For text summarization task, as far as I know, the encoder input is the content, the decoder input and the label is the summary.

The EncoderDecoderModel utilizes CausalLMModel as the Decoder model. In the CausalLMModel, the loss is computed by shifting the labels and inputs so that the decoder can predict the next token based on the decoder inputs.

However, in Trainer class, the labels is first poped out from inputs dictionary (transformers/trainer.py at master · huggingface/transformers · GitHub). Without labels, the loss will not be calculated in the decoder model (transformers/modeling_bert.py at master · huggingface/transformers · GitHub). The loss is calculated in Trainer Line 1887. This calculation is different from the calculation in the decoder model forward. There is no shift in labels and decoder inputs.

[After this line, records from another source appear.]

## Vectorize multi_copy chunks and add opt-in vectorized column reduce kernels

Rewrites the raw byte-copy path of multi_copy to choose the widest aligned word type (16/8/4/2/1 bytes) with unrolled passes, and doubles the raw chunk size. Adds a vectorized typed-copy path for full aligned chunks that loads 16-byte words and unpacks them. Adds float4-vectorized column reduction kernels with strided rows, but they only run when an environment variable or setter enables them, and exposes column_reduce to Python. The larger raw chunk means fewer blocks for mid-sized tensors.

```diff
diff --git a/applestar_amd/csrc/bindings.cpp b/applestar_amd/csrc/bindings.cpp
--- a/applestar_amd/csrc/bindings.cpp
+++ b/applestar_amd/csrc/bindings.cpp
@@ -1710,6 +1710,33 @@
   }
   if (bf16_out && flat.scalar_type() != at::kBFloat16) flat = flat.to(at::kBFloat16);
   return {flat.narrow(0, 0, NK).view({N, K}), want_bias ? flat.narrow(0, NK, N) : at::Tensor()};
+}
+
+at::Tensor column_reduce(const at::Tensor& part, const c10::optional<at::Tensor>& out, bool bf16_out) {
+  TORCH_CHECK(part.is_cuda() && part.scalar_type() == at::kFloat && part.dim() == 2, "column_reduce: part fp32 [rows, cols]");
+  const int64_t rows = part.size(0), cols = part.size(1);
+  TORCH_CHECK(rows >= 1 && cols >= 1 && rows < (1 << 30) && cols < (1 << 30), "column_reduce: empty or too large");
+  TORCH_CHECK(part.stride(1) == 1 && (rows == 1 || part.stride(0) >= cols), "column_reduce: rows must be dense");
+  TORCH_CHECK(!bf16_out || rows <= 1024, "column_reduce: bf16 output takes at most 1024 rows");
+  c10::hip::HIPGuard g(part.device().index());
+  const auto odt = bf16_out ? at::kBFloat16 : at::kFloat;
+  at::Tensor o;
+  if (out && out->defined()) {
+    TORCH_CHECK(out->scalar_type() == odt && out->is_contiguous() && out->numel() == cols &&
+                out->device() == part.device(), "column_reduce: out must be a contiguous [cols] buffer of the output dtype");
+    o = *out;
+  } else {
+    o = at::empty({cols}, part.options().dtype(odt));
+  }
+  const at::Tensor src = rows > 1024 ? part.clone(at::MemoryFormat::Contiguous) : part;
+  const int64_t rstride = rows == 1 ? cols : src.stride(0);
+  if (bf16_out)
+    as::column_reduce_bf16(src.data_ptr<float>(), o.data_ptr(), static_cast<int>(rows), static_cast<int>(cols), stream(),
+                           rstride);
+  else
+    as::column_reduce(src.data_ptr<float>(), o.data_ptr<float>(), static_cast<int>(rows), static_cast<int>(cols),
+                      stream(), rstride);
+  return o;
 }
 
 namespace {
@@ -2782,6 +2809,9 @@
   m.def("lstm_split_error", &lstm_split_error);
   m.def("lstm_split_flag", &lstm_split_flag);
   m.def("multi_copy", &multi_copy);
+  m.def("column_reduce", &column_reduce, py::arg("part"), py::arg("out") = py::none(), py::arg("bf16_out") = false);
+  m.def("column_reduce_mode", &as::column_reduce_mode);
+  m.def("set_column_reduce_mode", &as::set_column_reduce_mode);
   m.def("ln_affine_grads", &ln_affine_grads);
   m.def("multi_strided_copy", &multi_strided_copy);
   m.def("multi_accumulate", &multi_accumulate);
diff --git a/applestar_amd/csrc/kernels.h b/applestar_amd/csrc/kernels.h
--- a/applestar_amd/csrc/kernels.h
+++ b/applestar_amd/csrc/kernels.h
@@ -25,14 +25,16 @@
                     const float* w, const float* mean, const float* rstd, void* dx, int dx_dt,
                     float* dw_part, float* db_part, long rows, int cols, int act, int nblk, hipStream_t s,
                     const float* msrc = nullptr, float* dxm = nullptr);
-void column_reduce(float* part, float* out, int nrows, int cols, hipStream_t s);
+void column_reduce(float* part, float* out, int nrows, int cols, hipStream_t s, long rstride = 0);
 void entity_pack(const void* num, bool num64, int B, int N, long total, bool* valid, int64_t* flat, int64_t* seg,
                  int* cu, hipStream_t s);
 void embed_relu_fwd(const void* table, int dt, const void* idx, int idt, void* out, long U, int V, int D,
                     hipStream_t s);
 void embed_relu_bwd(const void* dout, const void* out, int dt, const void* idx, int idt, float* dtab, long U, int V,
                     int D, bool direct, hipStream_t s);
-void column_reduce_bf16(const float* part, void* out, int nrows, int cols, hipStream_t s);
+void column_reduce_bf16(const float* part, void* out, int nrows, int cols, hipStream_t s, long rstride = 0);
+int column_reduce_mode();
+void set_column_reduce_mode(int mode);
 int layer_norm_bwd_blocks(long rows);
 
 void reverse_scan(const float* a, const float* b, const float* init, float* y, int K, int T, int B,
@@ -227,7 +229,7 @@
 
 constexpr int kCopyMaxT = 64;
 constexpr long kCopyChunk = 8192;
-constexpr long kCopyRawChunk = 16384;
+constexpr long kCopyRawChunk = 32768;
 struct CopyArgs {
   int ntensors;
   int chunk_start[kCopyMaxT + 1];
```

My question is how to define decoder inputs and labels in EncoderDecoderModel for text summarization task? How to use Trainer to fine-tune EncoderDecoderModel for text summarization task?

Thank you.

BramVanroy · October 22, 2021, 9:28am

Note that the loss is only popped if you use label smoothing. The default behavior is indeed that the loss is calculated within the forward.

nielsr · October 22, 2021, 11:39am

Hi,

@patrickvonplaten has an example of this here: patrickvonplaten/bert2gpt2-cnn_dailymail-fp16 · Hugging Face

Basically, you need to adapt the Trainer a bit in order for it to work with the EncoderDecoderModel framework. However, we are planning to improve the encoder decoder framework (as we’ve recently also added SpeechEncoderDecoderModel and VisionEncoderDecoderModel) for it to work with the Trainer by default.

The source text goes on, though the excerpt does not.